An infinite sequence $a_1, a_2, a_3, \dots$ of real numbers is said to be bounded above if there is a number $U$ such that for every $n$, $a_n \le U$. This is a slightly fancy way of saying that there is a "ceiling" $U$ such that every member of the sequence is $\le U$. Any such ceiling is called an upper bound of the sequence.

The sequence is bounded below if there is a number $L$ such that every member of the sequence is $\ge L$. So the sequence is bounded below if there is a "floor" $L$ below which the elements of the sequence can't go. Any such $L$ is called a lower bound of the sequence.

We say that the sequence is bounded if it is both bounded above and bounded below.

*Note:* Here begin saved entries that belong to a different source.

## Restructure Merkle plan into LDS-tiled per-proof routine, optionally fused into phase1

Moves the Merkle CSE planning logic into a shared header that stages query indices for a tile of proofs in LDS and computes plans per proof. The routine runs in two passes: one builds a histogram, the second recomputes the level and places chain entries. The standalone plan kernel now uses this routine over groups of proofs. An env-gated option (off by default) also runs it at the end of each phase1 transcript block, which drops one launch but adds LDS pressure and syncs to phase1. The m_count reset is moved earlier so it runs before phase1.

```diff
diff --git a/plonky2-verifier_amd/csrc/api_internal.hpp b/plonky2-verifier_amd/csrc/api_internal.hpp
--- a/plonky2-verifier_amd/csrc/api_internal.hpp
+++ b/plonky2-verifier_amd/csrc/api_internal.hpp
@@ -111,6 +111,7 @@
   int lane_min_batch = 16384;
   bool merkle_cse = true;
   bool cse_dirty = false;
+  bool plan_fused = false;
   int known_mode = 1;
   const KnownTable* known = nullptr;
   bool known_dirty = false;
diff --git a/plonky2-verifier_amd/csrc/api_run.cpp b/plonky2-verifier_amd/csrc/api_run.cpp
--- a/plonky2-verifier_amd/csrc/api_run.cpp
+++ b/plonky2-verifier_amd/csrc/api_run.cpp
@@ -21,9 +21,9 @@
   }
 }
 
-static void launch_phase1(const DevCircuit& d, int tl, int nt_blocks, int leaf_blocks, hipStream_t s) {
+static void launch_phase1(const DevCircuit& d, int tl, int nt_blocks, int leaf_blocks, bool plan, hipStream_t s) {
   auto* k = d.key_id ? (tl == 1 ? k_phase1_lane_keyed : k_phase1_keyed) : (tl == 1 ? k_phase1_lane : k_phase1);
-  k<<<nt_blocks + leaf_blocks, 256, 0, s>>>(d, nt_blocks, tl);
+  k<<<nt_blocks + leaf_blocks, 256, 0, s>>>(d, nt_blocks, tl, plan ? 1 : 0);
 }
 static void launch_transcript(const DevCircuit& d, int tl, int nt_blocks, hipStream_t s) {
   auto* k = d.key_id ? (tl == 1 ? k_transcript_lane_keyed : k_transcript_keyed) : (tl == 1 ? k_transcript_lane : k_transcript);
@@ -98,6 +98,12 @@
       HCK(hipStreamWaitEvent(st, v->chain_prev->p1_done, 0));
   }
   const bool la = (flags & P2V_FLAG_LOOKAHEAD) && (flags & P2V_FLAG_INPUT_DEVICE) && sd != st && !chained;
+  const bool cse = !lat && d.mcse;
+  const bool plan_p1 = cse && !la && v->plan_fused;
+  if (cse) {
+    if (v->cse_dirty) HCK(hipMemsetAsync(v->m_count.p, 0, (size_t)(d.depth0 + 2) * 64, st));
+    v->cse_dirty = true;
+  }
   int la_slot = 0;
   if (la) {
     if (!v->ts) HCK(v->ts.create());
@@ -118,7 +124,7 @@
     HCK(hipStreamWaitEvent(sd, v->dep_p1, 0));
   } else {
     T0(SLOT_PHASE1, st);
-    launch_phase1(d, tl, nt_blocks, (leaf_units + 3) / 4, st);
+    launch_phase1(d, tl, nt_blocks, (leaf_units + 3) / 4, plan_p1, st);
     DBG("k_phase1", st);
     T1(SLOT_PHASE1, st);
     if (sd != st) {
@@ -192,11 +198,10 @@
   const int merkle_units = d.Q * d.T * NPB;
   if (lat) k_merkle_row<<<(unsigned)(((int64_t)d.Q * d.T * d.n * 16 + 255) / 256), 256, 0, st>>>(d);
   else if (d.mcse) {
-    const int ncls = 1 + d.S;
-    if (v->cse_dirty) HCK(hipMemsetAsync(v->m_count.p, 0, (size_t)(d.depth0 + 2) * 64, st));
-    v->cse_dirty = true;
-    k_merkle_plan<<<(ncls * d.Q * NPB + P2V_PLAN_WAVES - 1) / P2V_PLAN_WAVES, 64 * P2V_PLAN_WAVES, 0, st>>>(d);
-    DBG("k_merkle_plan", st);
+    if (!plan_p1) {
+      k_merkle_plan<<<(d.n + P2V_PLAN_PROOFS - 1) / P2V_PLAN_PROOFS, 64 * P2V_PLAN_WAVES, 0, st>>>(d);
+      DBG("k_merkle_plan", st);
+    }
     const int64_t cse_waves = ((int64_t)(d.T - d.kskip) * d.Q * d.n + 63) / 64 + d.depth0 + 1;
     k_merkle_cse<<<(unsigned)((cse_waves + 31) / 32 * 8), 256, 0, st>>>(d);
     DBG("k_merkle_cse", st);
diff --git a/plonky2-verifier_amd/csrc/api_workspace.cpp b/plonky2-verifier_amd/csrc/api_workspace.cpp
--- a/plonky2-verifier_amd/csrc/api_workspace.cpp
+++ b/plonky2-verifier_amd/csrc/api_workspace.cpp
@@ -238,6 +238,7 @@
   if (const char* lm = getenv("P2V_LANE_MIN")) v->lane_min_batch = atoi(lm) > 0 ? atoi(lm) : v->lane_min_batch;
   if (const char* qm = getenv("P2V_QUAD_MIN")) v->quad_min_batch = atoi(qm) > 0 ? atoi(qm) : v->quad_min_batch;
   if (const char* mc = getenv("P2V_MERKLE_CSE")) v->merkle_cse = mc[0] != '0';
+  if (const char* pf = getenv("P2V_PLAN_FUSED")) v->plan_fused = pf[0] != '0';
   if (const char* kl = getenv("P2V_KNOWN_LEAVES")) v->known_mode = kl[0] == '0' ? 0 : kl[0] == '2' ? 2 : 1;
   if (const char* lx = getenv("P2V_LAT_MAX")) v->lat_max_batch = atoi(lx) >= 0 ? atoi(lx) : v->lat_max_batch;
   if (const char* tm = getenv("P2V_TRANSCRIPT")) v->transcript_mode = !strcmp(tm, "row") ? 1 : !strcmp(tm, "quad") ? 2 : !strcmp(tm, "lane") ? 3 : 0;
diff --git a/plonky2-verifier_amd/csrc/dev.h b/plonky2-verifier_amd/csrc/dev.h
--- a/plonky2-verifier_amd/csrc/dev.h
+++ b/plonky2-verifier_amd/csrc/dev.h
@@ -6,6 +6,7 @@
 #define P2V_LUT_CHUNK 16
 #define P2V_LUT_PIECE 256
 #define P2V_PLAN_WAVES 16
+#define P2V_PLAN_PROOFS 16
 #define P2V_FIX_BLOCKS 256
 
 struct DevCircuit {
diff --git a/plonky2-verifier_amd/csrc/kernels.h b/plonky2-verifier_amd/csrc/kernels.h
--- a/plonky2-verifier_amd/csrc/kernels.h
+++ b/plonky2-verifier_amd/csrc/kernels.h
@@ -3,12 +3,12 @@
 #include <cstdint>
 #include "dev.h"
 
-extern "C" __global__ void k_phase1(DevCircuit, int, int);
-extern "C" __global__ void k_phase1_lane(DevCircuit, int, int);
+extern "C" __global__ void k_phase1(DevCircuit, int, int, int);
+extern "C" __global__ void k_phase1_lane(DevCircuit, int, int, int);
 extern "C" __global__ void k_transcript(DevCircuit, int);
 extern "C" __global__ void k_transcript_lane(DevCircuit, int);
-extern "C" __global__ void k_phase1_keyed(DevCircuit, int, int);
-extern "C" __global__ void k_phase1_lane_keyed(DevCircuit, int, int);
+extern "C" __global__ void k_phase1_keyed(DevCircuit, int, int, int);
+extern "C" __global__ void k_phase1_lane_keyed(DevCircuit, int, int, int);
 extern "C" __global__ void k_transcript_keyed(DevCircuit, int);
 extern "C" __global__ void k_transcript_lane_keyed(DevCircuit, int);
 extern "C" __global__ void k_leaf(DevCircuit);
diff --git a/plonky2-verifier_amd/csrc/kernels.hip b/plonky2-verifier_amd/csrc/kernels.hip
--- a/plonky2-verifier_amd/csrc/kernels.hip
+++ b/plonky2-verifier_amd/csrc/kernels.hip
@@ -1,4 +1,5 @@
 #include "leafhash.h"
+#include "merkle_plan.h"
 #include "kernels.h"
 
 using namespace p2d;
@@ -212,44 +213,61 @@
 }
 
 template <int FORM = 0, bool KEYED = false>
-__device__ __forceinline__ void transcript_block(const DevCircuit& c, int tl, TLdsAny& U) {
+__device__ __forceinline__ int transcript_block(const DevCircuit& c, int tl, TLdsAny& U) {
   const int g = blockIdx.x * 256 + threadIdx.x;
   if constexpr (FORM == 1) {
-    if (g < c.B) transcript<KEYED>(c, g, LaneForm{});
+    int p = g;
+    asm volatile("" : "+v"(p));
+    if (p < c.B) transcript<KEYED>(c, p, LaneForm{});
+    return p & 255;
   } else if (tl == 16) {
     lp::Row LR;
     lp::init(LR, U.l, threadIdx.x);
-    if ((g >> 4) < c.B) transcript<KEYED>(c, g >> 4, RowForm(LR, U.l));
+    int p = g >> 4;
+    asm volatile("" : "+v"(p));
+    if (p < c.B) transcript<KEYED>(c, p, RowForm(LR, U.l));
+    return (p << 4 | LR.L) & 255;
   } else {
-    if ((g >> 2) < c.B) transcript<KEYED>(c, g >> 2, QuadForm{g & 3, U.q});
+    int p = g >> 2;
+    asm volatile("" : "+v"(p));
+    const int t = g & 3;
+    if (p < c.B) transcript<KEYED>(c, p, QuadForm{t, U.q});
+    return (p << 2 | t) & 255;
   }
 }
 
 template <int FORM, bool KEYED = false>
-__device__ __forceinline__ void phase1_body(const DevCircuit& c, int nt_blocks, int tl) {
+__device__ __forceinline__ void phase1_body(const DevCircuit& c, int nt_blocks, int tl, int plan) {
   const int lane = threadIdx.x & 63, wave = threadIdx.x >> 6;
-  __shared__ TLdsAny T;
+  __shared__ union { TLdsAny t; PlanLds pl; } U;
+  TLdsAny& T = U.t;
   if ((int)blockIdx.x < nt_blocks) {
     __builtin_amdgcn_s_setprio(3);
     if constexpr (FORM == 0) tlds_fill_form(T, tl);
-    transcript_block<FORM, KEYED>(c, tl, T);
+    const int tid = transcript_block<FORM, KEYED>(c, tl, T);
+    if (plan) {
+      __threadfence_block();
+      __syncthreads();
+      const int np = 256 / (FORM == 1 ? 1 : tl);
+      merkle_plan_proofs(c, (int)blockIdx.x * np, np, tid, U.pl);
+    }
     return;
   }
   const int unit = ((int)blockIdx.x - nt_blocks) * 4 + wave;
   const int units = c.Q * c.nleaf * (c.B >> 6);
   if (unit < units) leaf_hash_unit(c, unit, lane);
 }
-extern "C" __global__ void __launch_bounds__(256) __attribute__((amdgpu_waves_per_eu(4))) k_phase1(DevCircuit c, int nt_blocks, int tl) {
-  phase1_body<0>(c, nt_blocks, tl);
-}
-extern "C" __global__ void __launch_bounds__(256) __attribute__((amdgpu_waves_per_eu(4))) k_phase1_lane(DevCircuit c, int nt_blocks, int tl) {
-  phase1_body<1>(c, nt_blocks, tl);
-}
-extern "C" __global__ void __launch_bounds__(256) __attribute__((amdgpu_waves_per_eu(4))) k_phase1_keyed(DevCircuit c, int nt_blocks, int tl) {
-  phase1_body<0, true>(c, nt_blocks, tl);
-}
-extern "C" __global__ void __launch_bounds__(256) __attribute__((amdgpu_waves_per_eu(4))) k_phase1_lane_keyed(DevCircuit c, int nt_blocks, int tl) {
-  phase1_body<1, true>(c, nt_blocks, tl);
+extern "C" __global__ void __launch_bounds__(256) __attribute__((amdgpu_waves_per_eu(4))) k_phase1(DevCircuit c, int nt_blocks, int tl, int plan) {
+  phase1_body<0>(c, nt_blocks, tl, plan);
+}
+extern "C" __global__ void __launch_bounds__(256) __attribute__((amdgpu_waves_per_eu(4))) k_phase1_lane(DevCircuit c, int nt_blocks, int tl, int plan) {
+  phase1_body<1>(c, nt_blocks, tl, plan);
+}
+extern "C" __global__ void __launch_bounds__(256) __attribute__((amdgpu_waves_per_eu(4))) k_phase1_keyed(DevCircuit c, int nt_blocks, int tl, int plan) {
+  phase1_body<0, true>(c, nt_blocks, tl, plan);
+}
+extern "C" __global__ void __launch_bounds__(256) __attribute__((amdgpu_waves_per_eu(4))) k_phase1_lane_keyed(DevCircuit c, int nt_blocks, int tl, int plan) {
+  phase1_body<1, true>(c, nt_blocks, tl, plan);
 }
 
 extern "C" __global__ void __launch_bounds__(256) k_transcript(DevCircuit c, int tl) {
diff --git a/plonky2-verifier_amd/csrc/merkle.hip b/plonky2-verifier_amd/csrc/merkle.hip
--- a/plonky2-verifier_amd/csrc/merkle.hip
+++ b/plonky2-verifier_amd/csrc/merkle.hip
@@ -1,20 +1,8 @@
 #include "leafhash.h"
+#include "merkle_plan.h"
 #include "kernels.h"
 
 using namespace p2d;
-
-__device__ __forceinline__ uint32_t entry_pack(int t, int q, int p) { return (uint32_t)t << 27 | (uint32_t)q << 22 | (uint32_t)p; }
-__device__ __forceinline__ void entry_unpack(uint32_t id, int& t, int& q, int& p) {
-  t = (int)(id >> 27); q = (int)((id >> 22) & 31); p = (int)(id & 0x3FFFFFu);
-}
-__device__ __forceinline__ uint32_t plan_pack(int e, int owner, bool same_leaf, int root) {
-  return (uint32_t)e | (uint32_t)owner << 4 | (uint32_t)same_leaf << 9 | (uint32_t)root << 10;
-}
-__device__ __forceinline__ int plan_e(uint32_t pw) { return (int)(pw & 15); }
-__device__ __forceinline__ int plan_owner(uint32_t pw) { return (int)((pw >> 4) & 31); }
-__device__ __forceinline__ bool plan_same_leaf(uint32_t pw) { return (pw >> 9) & 1; }
-__device__ __forceinline__ int plan_root(uint32_t pw) { return (int)((pw >> 10) & 31); }
-__device__ __forceinline__ uint8_t& mk_at(const DevCircuit& c, int t, int q, int p) { return c.mk_ok[(int64_t)(q * c.T + t) * c.B + p]; }
 
 #ifndef P2V_MERKLE_WAVES
 #define P2V_MERKLE_WAVES 6
@@ -119,91 +107,9 @@
 }
 extern "C" __global__ void __launch_bounds__(256) P2V_MERKLE_ATTR k_merkle(DevCircuit c) { merkle_unit(c); }
 
-#define P2V_CSE_CSTRIDE 16
-__device__ __forceinline__ void class_shape(const DevCircuit& c, int cls, int& sh, int& depth) {
-  sh = 0; depth = c.depth0;
-  if (cls > 0) { for (int j = 0; j < cls; j++) sh += c.arity[j]; depth = c.step_depth[cls - 1]; }
-}
-__device__ __forceinline__ int tree_class(int t) { return t < 4 ? 0 : t - 3; }
-__device__ __forceinline__ int64_t plan_at(const DevCircuit& c, int t, int q, int p) { return ((int64_t)tree_class(t) * c.Q + q) * c.B + p; }
 extern "C" __global__ void __launch_bounds__(64 * P2V_PLAN_WAVES) k_merkle_plan(DevCircuit c) {
-  __shared__ int hist[P2V_CSE_MAX_DEPTH + 1], gbase[P2V_CSE_MAX_DEPTH + 1];
-  const int lane = threadIdx.x & 63;
-  const int unit = blockIdx.x * P2V_PLAN_WAVES + (threadIdx.x >> 6);
-  const int NPB = c.B >> 6, ncls = 1 + c.S;
-  const int nb = c.depth0 + 1;
-  if (threadIdx.x < (unsigned)nb) hist[threadIdx.x] = 0;
-  __syncthreads();
-  const bool unit_live = unit < ncls * c.Q * NPB;
-  const int pb = unit % NPB, cq = unit / NPB;
-  const int q = cq % c.Q, cls = unit_live ? cq / c.Q : 0;
-  const int p = pb * 64 + lane;
-  const bool live = unit_live && p < c.n;
-  int sh, depth;
-  class_shape(c, cls, sh, depth);
-  const int ntr = cls == 0 ? 4 - c.kskip : 1, t0 = cls == 0 ? c.kskip : 3 + cls;
-  int e = 0, loc = 0, cnt = 0;
-  if (live) {
-    const uint64_t* qi = c.chal + (int64_t)CH_QIDX(c) * c.B + p;
-    const uint32_t me = (uint32_t)qi[(int64_t)q * c.B] >> sh;
-    int minb = 64, owner = q, root = q;
-    bool have_root = false;
-    uint64_t fol = ~0ULL;
-    for (int k0 = 0; k0 < c.Q; k0 += 4) {
-      uint32_t ik[4];
-#pragma unroll
-      for (int u = 0; u < 4; u++) ik[u] = k0 + u < c.Q ? (uint32_t)qi[(int64_t)(k0 + u) * c.B] >> sh : me;
-#pragma unroll
-      for (int u = 0; u < 4; u++) {
-        const int k = k0 + u;
-        if (k >= c.Q) break;
-        const uint32_t x = me ^ ik[u];
-        const int b = x ? 32 - __clz(x) : 0;
-        if (!have_root && b <= depth) { root = k; have_root = true; }
-        if (k < q) {
-          if (b < minb) { minb = b; owner = k; }
-        } else if (k > q && b >= 1 && b <= depth) {
-          const int sl = 5 * (b - 1);
-          if (((fol >> sl) & 31) == 31) fol ^= (uint64_t)(31 ^ k) << sl;
-        }
-      }
-    }
-    e = minb - 1 >= depth ? depth : (minb >= 1 ? minb - 1 : 0);
-    if (e < depth) fol |= ~0ULL << (5 * e);
-    const int64_t pi = ((int64_t)cls * c.Q + q) * c.B + p;
-    c.mplan[pi] = plan_pack(e, owner, minb == 0, root);
-    c.mfol[pi] = fol;
-    for (int tt = 0; tt < ntr; tt++) {
-      c.mbadq[((int64_t)(t0 + tt) * c.Q + q) * c.B + p] = 0;
-      mk_at(c, t0 + tt, q, p) = 0;
-    }
-  }
-  uint64_t todo = __ballot(live);
-  while (todo) {
-    const int lead = __ffsll((unsigned long long)todo) - 1;
-    const int eb = __shfl(e, lead);
-    const uint64_t grp = __ballot(live && e == eb);
-    const int n = __popcll(grp);
-    int off = 0;
-    if (lane == lead) off = atomicAdd(&hist[eb], n * ntr);
-    off = __shfl(off, lead);
-    if (live && e == eb) { loc = off + __popcll(grp & ((1ULL << lane) - 1)); cnt = n; }
-    todo &= ~grp;
-  }
-  __syncthreads();
-  if (threadIdx.x < (unsigned)nb) {
-    const int h = hist[threadIdx.x];
-    gbase[threadIdx.x] = h ? atomicAdd(&c.mcount[threadIdx.x * P2V_CSE_CSTRIDE], h) : 0;
-  }
-  __syncthreads();
-  if (live) {
-    uint32_t* dst = c.mchain + (int64_t)e * c.mcap;
-    const int64_t base = (int64_t)gbase[e] + loc;
-    for (int tt = 0; tt < ntr; tt++) {
-      const int64_t pos = base + (int64_t)tt * cnt;
-      if (pos < c.mcap) dst[pos] = entry_pack(t0 + tt, q, p);
-    }
-  }
+  __shared__ PlanLds L;
+  merkle_plan_proofs(c, (int)blockIdx.x * P2V_PLAN_PROOFS, P2V_PLAN_PROOFS, (int)threadIdx.x, L);
 }
 __device__ __forceinline__ bool cse_flag_once(const DevCircuit& c, int t, int q, int p) {
   const size_t at = ((size_t)t * c.Q + q) * c.B + p;
diff --git a/plonky2-verifier_amd/csrc/merkle_plan.h b/plonky2-verifier_amd/csrc/merkle_plan.h
--- /dev/null
+++ b/plonky2-verifier_amd/csrc/merkle_plan.h
@@ -0,0 +1,145 @@
+#pragma once
+#include "devcommon.h"
+
+namespace p2d {
+
+__device__ __forceinline__ uint32_t entry_pack(int t, int q, int p) { return (uint32_t)t << 27 | (uint32_t)q << 22 | (uint32_t)p; }
+__device__ __forceinline__ void entry_unpack(uint32_t id, int& t, int& q, int& p) {
+  t = (int)(id >> 27); q = (int)((id >> 22) & 31); p = (int)(id & 0x3FFFFFu);
+}
+__device__ __forceinline__ uint32_t plan_pack(int e, int owner, bool same_leaf, int root) {
+  return (uint32_t)e | (uint32_t)owner << 4 | (uint32_t)same_leaf << 9 | (uint32_t)root << 10;
+}
+__device__ __forceinline__ int plan_e(uint32_t pw) { return (int)(pw & 15); }
+__device__ __forceinline__ int plan_owner(uint32_t pw) { return (int)((pw >> 4) & 31); }
+__device__ __forceinline__ bool plan_same_leaf(uint32_t pw) { return (pw >> 9) & 1; }
+__device__ __forceinline__ int plan_root(uint32_t pw) { return (int)((pw >> 10) & 31); }
+__device__ __forceinline__ uint8_t& mk_at(const DevCircuit& c, int t, int q, int p) { return c.mk_ok[(int64_t)(q * c.T + t) * c.B + p]; }
+
+#define P2V_CSE_CSTRIDE 16
+__device__ __forceinline__ void class_shape(const DevCircuit& c, int cls, int& sh, int& depth) {
+  sh = 0; depth = c.depth0;
+  if (cls > 0) { for (int j = 0; j < cls; j++) sh += c.arity[j]; depth = c.step_depth[cls - 1]; }
+}
+__device__ __forceinline__ int tree_class(int t) { return t < 4 ? 0 : t - 3; }
+__device__ __forceinline__ int64_t plan_at(const DevCircuit& c, int t, int q, int p) { return ((int64_t)tree_class(t) * c.Q + q) * c.B + p; }
+__device__ __forceinline__ void class_trees(const DevCircuit& c, int cls, int& t0, int& ntr) {
+  ntr = cls == 0 ? 4 - c.kskip : 1; t0 = cls == 0 ? c.kskip : 3 + cls;
+}
+
+#define P2V_PLAN_TILE 64
+struct PlanLds {
+  uint32_t idx[P2V_CSE_MAX_Q][P2V_PLAN_TILE];
+  int hist[P2V_CSE_MAX_DEPTH + 1], gbase[P2V_CSE_MAX_DEPTH + 1];
+};
+
+__device__ __forceinline__ int plan_levels(int minb, int depth) { return minb - 1 >= depth ? depth : (minb >= 1 ? minb - 1 : 0); }
+__device__ __forceinline__ int plan_e_of(const DevCircuit& c, const PlanLds& L, int q, int j, int sh, int depth) {
+  const uint32_t me = L.idx[q][j] >> sh;
+  int minb = 64;
+  for (int k = 0; k < q; k++) {
+    const uint32_t x = me ^ (L.idx[k][j] >> sh);
+    minb = min(minb, x ? 32 - __clz(x) : 0);
+  }
+  return plan_levels(minb, depth);
+}
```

So to prove that a particular sequence is bounded, you need to show two things, that it is bounded above and that it is bounded below. Most of the time, it is unwise to try to prove two different things in one calculation. So the proof will consist of two separate parts.

For your particular sequence, proving the "bounded below" part is quite easy. We want to come up with a number $L$ such that $L \le a_n$, a "floor" $L$ below which you can guarantee that there can't be any $a_n$.

It is clear that every member of your sequence is positive. So you can guarantee that $0 \le a_n$ for every $n$. Thus $0$ is a lower bound fof the sequence, and it follows that the sequence is bounded below.

Note that $-17$ is also a lower bond for the sequence. In order to prove that a sequence is bounded below, you need not come up with a "best" lower bound, any lower bound will do.

Now let's tackle the upper bound problem. You might wish to experiment with a calculator. So calculate $\frac{2n+1}{n+1}$ for various values of $n$. You will observe that the numbers you calculate are all below $2$. Could it be that $2$ is an upper bound ("ceiling") for the sequence?

The proof that it is has been described by others. You can see that the numerator is always less than $2n+2$, which means that $$a_n <\frac{2n+2}{n+1}=2$$ So $a_n \le 2$ for all $n$, and therefore $2$ is an upper bound ("ceiling") for our sequence. The above calculation is a bit too slick, and maybe hard to come up with until you get some experience, so I will give a less slick, but equally correct, approach below.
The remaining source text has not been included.